Errol Linton at Long Street Blues Club

In a remarkable finale to the season for Long Street Blues Club, London-based The Errol Linton Band presented Devizes with a sublime lively blues blend of delta and RnB, incorporating jazz, funk, reggae and ska too. But if the band’s proficiency in implementing this melting pot sounds erratic, the perfection was in the precision of switching through subgenres.
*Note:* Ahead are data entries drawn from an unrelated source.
+template <bool DISTORT>
+__device__ __forceinline__ void fwd_pixel_store(const FwdPixel &P, const gssdf_raster2dgs_fwd_args &a, const TileInfo &ti, int lx, int ly) {
+    const int W = a.image_width, H = a.image_height;
+    const int i = ti.ty * kTile + ly, j = ti.tx * kTile + lx;
+    if (i >= H || j >= W) return;
+    const int64_t pix = ((int64_t)ti.cam * H + i) * W + j;
+    a.render_depths[pix] = P.dout;
+    a.render_alphas[pix] = 1.f - P.T;
+    if (DISTORT) reinterpret_cast<float2 *>(a.render_Ts)[pix] = make_float2(P.M1, P.M2);
+    float b0 = 0.f, b1 = 0.f, b2 = 0.f;
+    if (a.backgrounds) { b0 = a.backgrounds[3 * ti.cam]; b1 = a.backgrounds[3 * ti.cam + 1]; b2 = a.backgrounds[3 * ti.cam + 2]; }
+    a.render_colors[3 * pix] = P.pc0 + P.T * b0;
+    a.render_colors[3 * pix + 1] = P.pc1 + P.T * b1;
+    a.render_colors[3 * pix + 2] = P.pc2 + P.T * b2;
+    a.render_normals[3 * pix] = P.pn0;
+    a.render_normals[3 * pix + 1] = P.pn1;
+    a.render_normals[3 * pix + 2] = P.pn2;
+    a.last_ids[pix] = P.cur_idx;
+    if (DISTORT) a.render_distort[pix] = P.distort;
+    a.render_median[pix] = P.median_depth;
+    a.median_ids[pix] = P.median_idx;
+}
+
+template <bool DISTORT>
+__global__ void __launch_bounds__(kFwdThreads, DISTORT ? kFwdMinBlocksDistort : kFwdMinBlocks)
 raster2dgs_fwd_kernel(const gssdf_raster2dgs_fwd_args a, const float4 *__restrict__ rec, const int2 *__restrict__ clist,
                       const int32_t *__restrict__ ccount, int tw, int th) {
     extern __shared__ __align__(16) unsigned char s_raw_fwd[];
@@ -141,17 +226,15 @@
     __shared__ __align__(8) uint64_t s_bar[2];
     const TileInfo ti = tile_info(a.C, tw, th, a.offsets, a.counts);
     const int W = a.image_width, H = a.image_height;
-    int lx, ly;
-    pixel_of_thread(lx, ly);
+    const int lane = threadIdx.x & 31, warp = threadIdx.x >> 5;
+    const int wb = (warp & 1) + 4 * (warp >> 1);
+    const int lx = (warp & 1) * 8 + (lane & 7), ly = (warp >> 1) * 8 + (lane >> 3);
     const int i = ti.ty * kTile + ly, j = ti.tx * kTile + lx;
-    const bool inside = i < H && j < W;
     const float px = (float)j + 0.5f, py = (float)i + 0.5f;
-    const int64_t pix = ((int64_t)ti.cam * H + i) * W + j;
-    const int lane = threadIdx.x & 31;
 
     if (threadIdx.x == 0) {
-        mbar_init(&s_bar[0], kRasterThreads);
-        mbar_init(&s_bar[1], kRasterThreads);
+        mbar_init(&s_bar[0], kFwdThreads);
+        mbar_init(&s_bar[1], kFwdThreads);
         fence_mbar_init();
     }
     __syncthreads();
@@ -162,11 +245,16 @@
     if (nb > 0) issue_batch(s_stage[0], &s_bar[0], rec, clist, ti.rs, min(kBatch, n_total));
     if (nb > 1) issue_batch(s_stage[1], &s_bar[1], rec, clist, ti.rs + kBatch, min(kBatch, n_total - kBatch));
 
-    float T = 1.f;
-    float pc0 = 0.f, pc1 = 0.f, pc2 = 0.f, pn0 = 0.f, pn1 = 0.f, pn2 = 0.f;
-    float dout = 0.f, M1 = 0.f, M2 = 0.f, distort = 0.f, median_depth = 0.f;
-    int cur_idx = 0, median_idx = 0;
-    bool done = !inside;
+    FwdPixel P0, P1;
+    P0.T = P1.T = 1.f;
+    P0.pc0 = P0.pc1 = P0.pc2 = P0.pn0 = P0.pn1 = P0.pn2 = P0.dout = P0.median_depth = P0.M1 = P0.M2 = P0.distort = 0.f;
+    P1.pc0 = P1.pc1 = P1.pc2 = P1.pn0 = P1.pn1 = P1.pn2 = P1.dout = P1.median_depth = P1.M1 = P1.M2 = P1.distort = 0.f;
+    P0.cur_idx = P0.median_idx = P1.cur_idx = P1.median_idx = 0;
+    P0.done = !(i < H && j < W);
+    P1.done = !(i + 4 < H && j < W);
+    auto live_halves = [&]() { return (__all_sync(0xffffffffu, P0.done) ? 0 : 1) | (__all_sync(0xffffffffu, P1.done) ? 0 : 4); };
+    int live = live_halves();
+    const float py1 = py + 4.f;
     int waited = 0;
 
     for (int b = 0; b < nb; ++b) {
@@ -175,62 +263,51 @@
         waited = b + 1;
         const int start = ti.rs + b * kBatch;
         const int bn = min(kBatch, c_end - start);
-        const int warp_id = threadIdx.x >> 5;
         for (int t0 = 0; t0 < bn; t0 += 32) {
-          if (__all_sync(0xffffffffu, done)) break;
+          if (!live) break;
           const int my_meta = (t0 + lane < bn) ? st.meta[t0 + lane] : 0;
-          unsigned todo = __ballot_sync(0xffffffffu, (my_meta >> warp_id) & 1);
+          unsigned todo0 = __ballot_sync(0xffffffffu, (my_meta >> wb) & live & 1);
+          unsigned todo1 = __ballot_sync(0xffffffffu, (my_meta >> wb) & live & 4);
+          unsigned todo = todo0 | todo1;
           while (todo) {
             const int src = __ffs(todo) - 1;
             const int t = t0 + src;
             todo &= todo - 1;
-            if (__all_sync(0xffffffffu, done)) break;
             const int sorted_idx = ti.rs + (__shfl_sync(0xffffffffu, my_meta, src) >> 8);
-            const float4 r0 = st.rec[t * kRecF4 + 0], r1 = st.rec[t * kRecF4 + 1], r2 = st.rec[t * kRecF4 + 2], r3 = st.rec[t * kRecF4 + 3];
-            const float hux = px * r1.z - r0.x, huy = px * r1.w - r0.y, huz = px * r2.x - r0.z;
-            const float hvx = py * r1.z - r0.w, hvy = py * r1.w - r1.x, hvz = py * r2.x - r1.y;
-            const float rcx = huy * hvz - huz * hvy, rcy = huz * hvx - hux * hvz, rcz = hux * hvy - huy * hvx;
-            bool ok = !done && rcz != 0.f;
-            const float inv_rcz = __fdividef(1.f, rcz);
-            const float sx = rcx * inv_rcz, sy = rcy * inv_rcz;
-            const float sigma = 0.5f * (sx * sx + sy * sy);
-            const float depth = sx * r1.z + sy * r1.w + r2.x;
-            ok = ok && !(depth < kNearN);
-            const float alpha = fminf(0.999f, r2.y * __expf(-sigma));
-            ok = ok && !(sigma < 0.f || alpha < kAlphaThreshold);
-            const float next_T = T * (1.f - alpha);
-            if (ok && next_T <= 1e-4f) { done = true; ok = false; }
+            const float4 *r = &st.rec[t * kRecF4];
+            const float4 r0 = r[0], r1 = r[1], r2 = r[2];
             float vis = 0.f;
-            if (ok) {
-                vis = alpha * T;
-                pc0 += r2.z * vis; pc1 += r2.w * vis; pc2 += r3.x * vis;
-                dout += depth * vis;
-                pn0 += r3.y * vis; pn1 += r3.z * vis; pn2 += r3.w * vis;
-                if (DISTORT) {
-                    const float A = 1.f - T;
-                    const float m = kFarN / (kFarN - kNearN) * (1.f - kNearN / depth);
-                    distort += (m * m * A + M1 - 2.f * m * M2) * vis;
-                    M1 += m * m * vis;
-                    M2 += m * vis;
-                }
-                if (T > 0.5f) { median_depth = depth; median_idx = sorted_idx; }
-                cur_idx = sorted_idx;
-                T = next_T;
-            }
-            if (__any_sync(0xffffffffu, ok)) {
+            bool stop = false;
+            const bool u0 = (todo0 >> src) & 1, u1 = (todo1 >> src) & 1;
+            if (u0 && u1) {
+                const FwdHit h0 = fwd_pixel_test(P0, px, py, r0, r1, r2), h1 = fwd_pixel_test(P1, px, py1, r0, r1, r2);
+                vis = fwd_pixel_composite<DISTORT>(P0, h0, sorted_idx, r2, r, stop);
+                vis += fwd_pixel_composite<DISTORT>(P1, h1, sorted_idx, r2, r, stop);
+            } else if (u0) {
+                vis = fwd_pixel_composite<DISTORT>(P0, fwd_pixel_test(P0, px, py, r0, r1, r2), sorted_idx, r2, r, stop);
+            } else {
+                vis = fwd_pixel_composite<DISTORT>(P1, fwd_pixel_test(P1, px, py1, r0, r1, r2), sorted_idx, r2, r, stop);
+            }
+            if (__any_sync(0xffffffffu, vis != 0.f)) {
                 const float v = warp_sum(vis);
-                if (lane == 0) st.acc[warp_id][t] = v;
+                if (lane == 0) st.acc[warp][t] = v;
+            }
+            if (__any_sync(0xffffffffu, stop)) {
+                live = live_halves();
+                if (!(live & 1)) todo0 = 0u;
+                if (!(live & 4)) todo1 = 0u;
+                todo &= todo0 | todo1;
             }
           }
         }
-        const int n_done = __syncthreads_count(done);
+        const int n_done = __syncthreads_count(P0.done && P1.done);
         if (threadIdx.x < bn) {
             float v = 0.f;
 #pragma unroll
-            for (int w = 0; w < kRasterWarps; ++w) v += st.acc[w][threadIdx.x];
+            for (int w = 0; w < kFwdWarps; ++w) v += st.acc[w][threadIdx.x];
             if (v != 0.f) atomicAdd(a.visibilities + st.ids[threadIdx.x], v);
         }
-        if (n_done == kRasterThreads) break;
+        if (n_done == kFwdThreads) break;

The result was simply infectious.…..

It’s rarely mused, given the contemporary influence of Jamaica’s musical export, that prior to reggae its route lies with the removal of shortwave radio stations provided for American soldiers stationed on the island after WW2. As they disembarked Jamaica they left a blossoming sound system culture, the entrepreneurs of which set up recording studios as supply of US 45s declined.

They pulled from the influences they heard, jump blues particularly, and within these walls is the fabled Duke Reid session with Prince Buster, whereby copying the offbeat experiments of Fats Domino and Barbie Gaye, as was popular on the sound systems, and riding the shuffle beat style of T Bone Walker, a timeout was called and the guitarist ended by running the shuffle backwards, accidently creating “the ska.”
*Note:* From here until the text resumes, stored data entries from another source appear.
struct GibbsArgs {
  const double2 *DE;
  int n;
  int bkgd_mode;
  long long W;
  double *state;
  uint32_t *tries;
  uint32_t *accepts;
  uint32_t *mt;
  int *mt_pos;
  double *gauss;
  int *has_gauss;
  long long *done_at;
  long long n_iters;
  long long count0;
  long long burn_in;
  long long stride;
  long long row0;
  long long nrows;
  double *chain;
  long long accept_min;
  double *trace;
  unsigned long long *queue;
  unsigned long long qbase;
  int units;
  unsigned *uflag;
  unsigned utag;
  unsigned *uerr;
  unsigned long long wait_ticks;
  int balance;
  int stagger;
  unsigned *hold;
};

constexpr int kTraceF = 6;
constexpr int kSampHdr = kEtabBytes + 64;


template <int NP> struct WaveSlice {
  static constexpr int U32 = 2 * NP;
  static constexpr int PS = NP + 1;
  static constexpr int NSRC = NP == 16 ? 2 : 3;
  static constexpr int OT1 = PS, OT2 = PS + 5, OC1 = PS + 10, OC2 = PS + 13;
  static constexpr int OPT = PS + 16, OPC = PS + 21;
  static constexpr int OPR = PS + 24;
  static constexpr int F64 = 2 * PS + 24;
  static constexpr int OMD = ((U32 * 4 + F64 * 8 + 15) & ~15);
  static constexpr int OCC = (OMD + (int)sizeof(ModelDesc<NSRC>) + 15) & ~15;
  static constexpr int OPE = (OCC + 2 * NSRC * 4 * 8 + 15) & ~15;
  static constexpr int BYTES = OPE + NSRC * 2 * 64 * 8;
};
constexpr int kDrawTabBytes = (kDrawTab * 8 + 15) & ~15;
constexpr int kDrawTabExactBytes = (kThr * 8 + 15) & ~15;
__host__ __device__ constexpr int drawtab_extra(int nt, bool fast = true) {
  return (nt != 0 && nt <= 64) ? (fast ? kDrawTabBytes : kDrawTabExactBytes) : 0;
}
__host__ __device__ inline int vtab_bytes(int n, int nsrc) { return (n * 2 * nsrc * 8 + 15) & ~15; }
__host__ __device__ constexpr bool single_h(int nsrc, int nt, int wpb, bool fast) {
  return nsrc == 2 && nt == 64 && wpb == 16 && fast;
}
__host__ __device__ constexpr int sampler_vtab_bytes(int n, int nsrc, int nt, int wpb = 12,
                                                     bool fast = false) {
  return single_h(nsrc, nt, wpb, fast) ? 64 * 16
       : (nsrc == 3 && nt == 64) ? 2 * 64 * 16 : ((n * 2 * nsrc * 8 + 15) & ~15);
}
template <int NP> __host__ __device__ constexpr int ring_wave_bytes(int n) {
  return WaveSlice<NP>::OPE + kDrawTabBytes + 2 * n * 16;
}
__host__ __device__ constexpr bool ring_wpb(int nt, int wpb) {
  return nt == 128 && (wpb == 12 || wpb == 8);
}
static_assert((WaveSlice<16>::U32 * 4) % 8 == 0 && (WaveSlice<19>::U32 * 4) % 8 == 0, "align");
template <int NP> constexpr int parking_bytes() { return WaveSlice<NP>::BYTES - WaveSlice<NP>::OPE; }
static_assert(parking_bytes<16>() >= 64 * 4 * 8 && sampler_vtab_bytes(64, 2, 64) >= 64 * 4 * 8 &&
              parking_bytes<19>() >= 64 * 6 * 8 && parking_bytes<16>() >= 2 * 32 * 4 * 8 &&
              parking_bytes<19>() >= 2 * 32 * 6 * 8 && sampler_vtab_bytes(128, 2, 128) >= 128 * 4 * 8 &&
              sampler_vtab_bytes(128, 3, 128) >= 128 * 6 * 8 && drawtab_extra(32) && drawtab_extra(64),
              "sweep_exact_rows tables");

__device__ __forceinline__ Trig ld_trig(const double *s) { return Trig{s[0], s[1], s[2]}; }
__device__ __forceinline__ Coef ld_coef(const double *s) { return Coef{s[0], s[1], s[2]}; }
__device__ __forceinline__ void st_trig(double *s, const Trig &t) {
  s[0] = t.cost2; s[1] = t.sint2; s[2] = t.sin2t;
}
__device__ __forceinline__ void st_shape(double *s, const Trig &t, double ix, double iy) {
  st_trig(s, t);
  s[3] = ix; s[4] = iy;
}
__device__ __forceinline__ void st_coef(double *s, const Coef &k) {
  s[0] = k.a; s[1] = k.b; s[2] = k.c;
}

typedef __attribute__((address_space(1))) unsigned gu32;
typedef __attribute__((address_space(1))) unsigned long long gu64;
__device__ __forceinline__ void st_wt(double *p, double v) {
  __hip_atomic_store((gu64 *)p, (unsigned long long)__double_as_longlong(v), __ATOMIC_RELAXED,
                     __HIP_MEMORY_SCOPE_AGENT);
}
__device__ __forceinline__ void st_wt(long long *p, long long v) {
  __hip_atomic_store((gu64 *)p, (unsigned long long)v, __ATOMIC_RELAXED, __HIP_MEMORY_SCOPE_AGENT);
}
template <class T> __device__ __forceinline__ void st_wt(T *p, T v) {
  static_assert(sizeof(T) == 4, "32-bit word");
  unsigned u;
  __builtin_memcpy(&u, &v, 4);
  __hip_atomic_store((gu32 *)p, u, __ATOMIC_RELAXED, __HIP_MEMORY_SCOPE_AGENT);
}
template <class T> __device__ __forceinline__ T ld_uniform(const T *p) {
  static_assert(sizeof(T) == 4, "32-bit word");
  const unsigned u = (unsigned)__builtin_amdgcn_readfirstlane(
      (int)__hip_atomic_load((gu32 *)p, __ATOMIC_RELAXED, __HIP_MEMORY_SCOPE_AGENT));
  T v;
  __builtin_memcpy(&v, &u, 4);
  return v;
}
__device__ __forceinline__ void unit_publish(unsigned *flag, unsigned v, int lane) {
  asm volatile("s_waitcnt vmcnt(0)" ::: "memory");
  if (lane == 0) __hip_atomic_store((gu32 *)flag, v, __ATOMIC_RELAXED, __HIP_MEMORY_SCOPE_AGENT);
}
__device__ __forceinline__ void unit_wait(unsigned *flag, unsigned want, unsigned *err,
                                          unsigned long long *stats, int lane,
                                          unsigned long long limit, unsigned *hold) {
  const unsigned long long t0 = __builtin_amdgcn_s_memrealtime();
  bool waited = false;
  for (;;) {
    const unsigned v = (unsigned)__builtin_amdgcn_readfirstlane(
        (int)__hip_atomic_load((gu32 *)flag, __ATOMIC_RELAXED, __HIP_MEMORY_SCOPE_AGENT));
    if (v == want) break;
    if (!waited && hold && lane == 0)
      __hip_atomic_store((gu32 *)hold, 1u, __ATOMIC_RELAXED, __HIP_MEMORY_SCOPE_AGENT);
    waited = true;
    if (__builtin_amdgcn_s_memrealtime() - t0 > limit) {
      __hip_atomic_store((gu32 *)err, 1u, __ATOMIC_RELAXED, __HIP_MEMORY_SCOPE_AGENT);
      break;
    }
    __builtin_amdgcn_s_sleep(4);
  }
  if (waited && lane == 0) {
    atomicAdd(stats, 1ull);
    atomicAdd(stats + 1, __builtin_amdgcn_s_memrealtime() - t0);
  }
  __builtin_amdgcn_fence(__ATOMIC_ACQUIRE, "agent");
  asm volatile("s_waitcnt vmcnt(0)" ::: "memory");
}

__device__ __forceinline__ void hold_handoff(unsigned *hold, unsigned *err, unsigned long long limit) {
  const unsigned long long t0 = __builtin_amdgcn_s_memrealtime();
  while (__builtin_amdgcn_readfirstlane((int)__hip_atomic_load((gu32 *)hold, __ATOMIC_RELAXED,
                                                               __HIP_MEMORY_SCOPE_AGENT)) == 0) {
    if (__builtin_amdgcn_s_memrealtime() - t0 > limit) {
      __hip_atomic_store((gu32 *)err, 1u, __ATOMIC_RELAXED, __HIP_MEMORY_SCOPE_AGENT);
      break;
    }
    __builtin_amdgcn_s_sleep(4);
  }
}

Even less widely known; initially Duke Reid wasn’t in favour of ska, but as the government promoted it for tourism as “Jamaica’s first national sound,” obviously he felt he’d lose out if he didn’t follow the trend. So, pre-ska, and even during its explosion, the Jamaican studios continued to put out as wider variety of sounds as they heard on US Radio, from blues to doowop and even country. This is a necessary backstory to capture the ethos of Errol Linton and his band, as Errol and two-thirds of the band have Jamaican heritage, are keen to emphasis this, and however subtle, everything mentioned gets a nod in their performance.

Errol is also an accomplished artist, creating portraits of his influences gives clear indication of who he is citing, the blues legends, from Sister Rosetta Tharpe to Louis Armstrong and beyond. Yes, the band deviated from blues, to throw down a jazzy number, to increase levels of danceable funk, and with a narrative of Howlin’ Wolf visiting Jamaica, they covered Howlin’ For my Darling with a matchless ska offbeat. Particularly diverse was an original “Country Girl,” as while maintaining one-drop reggae, the chorus verged onto a dancehall riff. It was right up my street and knocking loudly on my door, but I paused to observe the more blues aficionado regulars enjoying it equally as much as I!
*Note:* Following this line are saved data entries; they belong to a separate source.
static int enqueue_bayer(fm_ctx* ctx, int entry, uint8_t* dst, const struct fm_frame_bayer* f, hipStream_t s, bool blocking) {
    const int w = f->width, h = f->height;
    const size_t rb = (size_t)w * fm_bayer_sample_bytes(f->depth), total = rb * h, npx = (size_t)w * h;
    const bool on_size = src_on_size(ctx, w, h);
    fm_ctx::SrcStage& st = ctx->frame_src[entry];
    uint8_t* stage = nullptr;
    int rc;
    if (on_size) {
        uint8_t*& p = ctx->frame_bayer[entry];
        if (!p) FM_HIP(hipMalloc(&p, npx * 2));
        stage = p;
    } else {
        if ((rc = src_reserve(st.bgr, st.bgr_cap, npx * 3 + FM_FRAME_SLACK, false, s))) return rc;
        if ((rc = src_reserve(st.dev, st.dev_cap, total, false, s))) return rc;
        stage = st.dev;
    }
    if (blocking) {
        FM_HIP(hipMemcpy2D(stage, rb, f->data, f->pitch, rb, h, hipMemcpyHostToDevice));
    } else if ((size_t)f->pitch == rb && is_pinned_range(f->data, total)) {
        FM_HIP(hipMemcpyAsync(stage, f->data, total, hipMemcpyHostToDevice, s));
    } else {
        if ((rc = src_pinned(st, total, s))) return rc;
        for (int r = 0; r < h; ++r) memcpy(st.pinned + (size_t)r * rb, f->data + (size_t)r * f->pitch, rb);
        FM_HIP(hipMemcpyAsync(stage, st.pinned, total, hipMemcpyHostToDevice, s));
        if ((rc = src_pinned_copied(st, s))) return rc;
    }
    fm_trace_mark(ctx, s, 49);
    uint8_t* const out = on_size ? dst : st.bgr;
    if ((rc = fm_bayer_to_bgr(stage, out, w, h, f->pattern, f->depth, f->method, f->black, f->gain_r, f->gain_g, f->gain_b, s))) return rc;
    if (on_size) return 0;
    return enqueue_src_tail(ctx, st.bgr, w, h, dst, s);
}

extern "C" int fm_frame_upload_bayer(fm_ctx* ctx, const struct fm_frame_bayer* f) {
    FM_CHECK_ARG(ctx && ctx->frame_own && bayer_ok(f));
    FM_CHECK_ARG(remap_takes(ctx, f->width, f->height));
    FM_HIP(hipStreamSynchronize(ctx->s_det));
    FM_HIP(hipStreamSynchronize(ctx->s_ext));
    FM_HIP(hipStreamSynchronize(ctx->s_flow));
    FM_HIP(hipStreamSynchronize(ctx->s_flow2));
    int rc = enqueue_bayer(ctx, 0, ctx->frame_own, f, ctx->s_det, false);
    if (rc) return rc;
    FM_HIP(hipStreamSynchronize(ctx->s_det));
    ctx->frame_cur = ctx->frame_own;
    return 0;
}

extern "C" int fm_frame_upload_ahead_bayer(fm_ctx* ctx, int k, const struct fm_frame_bayer* f) {
    FM_CHECK_ARG(ctx && ctx->frame_own2 && k >= 1 && k <= FM_MAX_DET_BATCH && bayer_ok(f));
    FM_CHECK_ARG(remap_takes(ctx, f->width, f->height));
    const size_t bytes = (size_t)ctx->frame_w * ctx->frame_h * 3;
    if (!ahead_buf(ctx, k)) {
        FM_HIP(hipMalloc(&ahead_buf(ctx, k), bytes + FM_FRAME_SLACK));
        FM_HIP(hipHostMalloc(&ahead_pinned(ctx, k), bytes, hipHostMallocDefault));
    }
    uint8_t* const buf = ahead_buf(ctx, k);
    hipEvent_t& ev = ahead_event(ctx, k);
    hipStream_t cs = ctx->s_ext;
    fm_trace_mark(ctx, cs, 30);
    int rc = enqueue_bayer(ctx, k, buf, f, cs, false);
    if (rc) return rc;
    fm_trace_mark(ctx, cs, 31);
    if (!ev) FM_HIP(hipEventCreateWithFlags(&ev, hipEventDisableTiming));
    FM_HIP(hipEventRecord(ev, cs));
    if (ctx->det && (rc = flush_post(ctx, ctx->det))) return rc;
    ahead_frame(ctx, k) = buf;
    return 0;
}

extern "C" int fm_frame_ring_store_bayer(fm_ctx* ctx, int index, const struct fm_frame_bayer* f) {
    FM_CHECK_ARG(ctx && index >= 0 && index < ctx->ring_size && bayer_ok(f));
    FM_CHECK_ARG(remap_takes(ctx, f->width, f->height));
    int rc = enqueue_bayer(ctx, FM_MAX_DET_BATCH + 1, ctx->frame_ring + (size_t)ctx->frame_w * ctx->frame_h * 3 * index, f, nullptr, true);
    if (rc) return rc;
    FM_HIP(hipStreamSynchronize(nullptr));
    return 0;
}

extern "C" int fm_detect_configure(fm_ctx* ctx, const fm_yolo_cfg* cfg) {
    FM_CHECK_ARG(ctx && cfg);
    FM_CHECK_ARG(cfg->n_heads >= 0 && cfg->n_heads <= FM_MAX_HEADS && cfg->num_classes > 0 && cfg->num_classes <= 128);
    {
        long long rows = 0;
        for (int i = 0; i < cfg->n_heads; ++i) {
            FM_CHECK_ARG(cfg->n_anchors[i] > 0 && cfg->n_anchors[i] <= FM_MAX_ANCHORS && cfg->grid_w[i] > 0 && cfg->grid_h[i] > 0);
            rows += (long long)cfg->grid_w[i] * cfg->grid_h[i] * cfg->n_anchors[i];
        }
        FM_CHECK_ARG(rows < (1ll << FM_SORT_INDEX_BITS));
    }
    int rc = ensure_det(ctx);
    if (rc) return rc;
    DetState* d = ctx->det;
    FM_HIP(hipStreamSynchronize(ctx->s_det));
    FM_HIP(hipStreamSynchronize(ctx->s_up));
    d->post_pending = -1;
    d->post_pending_n = 0;
    d->rd = d->wr;
    d->pending = 0;
    d->cfg = *cfg;
    d->general_post = ctx->opt_nms_general != 0;
    if ((rc = alloc_post(d, cfg->max_candidates > 0 ? cfg->max_candidates : 8192))) return rc;
    FM_HIP(hipMemcpy(d->label_mask, cfg->label_mask, 128, hipMemcpyHostToDevice));
    d->configured = true;
    return 0;
}

static StemSrc det_source(fm_ctx* ctx, DetState* d, const uint8_t* const* frames, int n) {
    const fm_yolo_cfg& c = d->cfg;
    StemSrc src{};
    src.kind = 1; src.fw = ctx->frame_w; src.fh = ctx->frame_h;
    src.roi_x = c.roi_x; src.roi_y = c.roi_y; src.roi_w = c.roi_w; src.roi_h = c.roi_h;
    for (int i = 0; i < n; ++i) {
        src.frame[i] = frames[i];
        src.zero4[i] = d->counters[(d->wr + i) % DetState::NSLOT];
    }
    return src;
}

static int enqueue_preprocess(fm_ctx* ctx, DetState* d, NetState* net, const StemSrc& src, int n) {
    const fm_yolo_cfg& c = d->cfg;
    for (int i = 0; i < n; ++i) FM_CHECK_ARG(src.frame[i] != nullptr);
    FM_CHECK_ARG(c.input_tensor >= 0 && c.input_tensor < (int)net->tensors.size());
    const fm_tensor& t = net->tensors[c.input_tensor];
    FM_CHECK_ARG(t.h == c.in_h && t.w == c.in_w && !t.f32);
    hipLaunchKernelGGL(preprocess_kernel, dim3((c.in_w + 255) / 256, c.in_h, n), dim3(256), 0, ctx->s_det,
                       src, (f16*)net->bufs[c.input_tensor], c.in_w, c.in_h, t.c);
    FM_HIP(hipGetLastError());
    return 0;
}

extern "C" int fm_detect_preprocess_only(fm_ctx* ctx) {
    FM_CHECK_ARG(ctx && ctx->det && ctx->det->configured && ctx->det_net);
    const uint8_t* f = ctx->frame_cur;
    return enqueue_preprocess(ctx, ctx->det, ctx->det_net, det_source(ctx, ctx->det, &f, 1), 1);
}

static int detect_pass(fm_ctx* ctx, const uint8_t* const* frames, const hipEvent_t* uploads, int n);

extern "C" int fm_detect_async(fm_ctx* ctx) {
    FM_CHECK_ARG(ctx);
    const uint8_t* f = ctx->frame_cur;
    const hipEvent_t none = nullptr;
    return detect_pass(ctx, &f, &none, 1);
}

extern "C" int fm_detect_async_next(fm_ctx* ctx) {
    FM_CHECK_ARG(ctx && ctx->frame_next);
    return fm_detect_async_ahead(ctx, 1);
}

extern "C" int fm_detect_async_ahead(fm_ctx* ctx, int n) {
    FM_CHECK_ARG(ctx && ctx->det_net && n >= 1 && n <= FM_MAX_DET_BATCH);
    if (n > ctx->det_net->max_batch) {
        fm_set_error("detector look-ahead of %d frames > the detector network's max_batch %d", n, ctx->det_net->max_batch);
        return FM_ERR_ARG;
    }
    const uint8_t* frames[FM_MAX_DET_BATCH];
    hipEvent_t uploads[FM_MAX_DET_BATCH];
    for (int k = 1; k <= n; ++k) {
        frames[k - 1] = ahead_frame(ctx, k);
        if (!frames[k - 1]) {
            fm_set_error("look-ahead slot %d holds no frame (fm_frame_upload_ahead / fm_frame_ring_select_ahead)", k);
            return FM_ERR_ARG;
        }
        uploads[k - 1] = frames[k - 1] == ahead_buf(ctx, k) ? ahead_event(ctx, k) : nullptr;
    }
    return detect_pass(ctx, frames, uploads, n);
}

For all the diversity I’ve noted, and mentioned the pleasure was in how proficiently they switched, even mid-song, this tight arrangement was best at delivering blues, and did so second-to-none. Frontman Errol gliding between vocals and harmonica, cherry-capped pianist Petar Zivkovic lightening on the keys, Lance Rose in porkpie hat, chilled on the upright double bass, perfectionist timekeeper Gary Williams on drums, and guitarist Richey Green presented the funkiest dancing show during play, the combo was spellbinding.

But none of this happened before Devizes-own Adam Woodhouse delivered the textbook support slot. Confident, despite his first outing at this blues appreciation society in which regulars will aim all eyes on you, Adam kicked off with an Elvis rendition of That’s Alright Mama, and with top-notch finger picking, continued covers with a remarkable Johnny Cash. Adam, a regular soloist at The Southgate and attendee of their celebrated Wednesday jam session, had some originals of his own, which were executed with panache.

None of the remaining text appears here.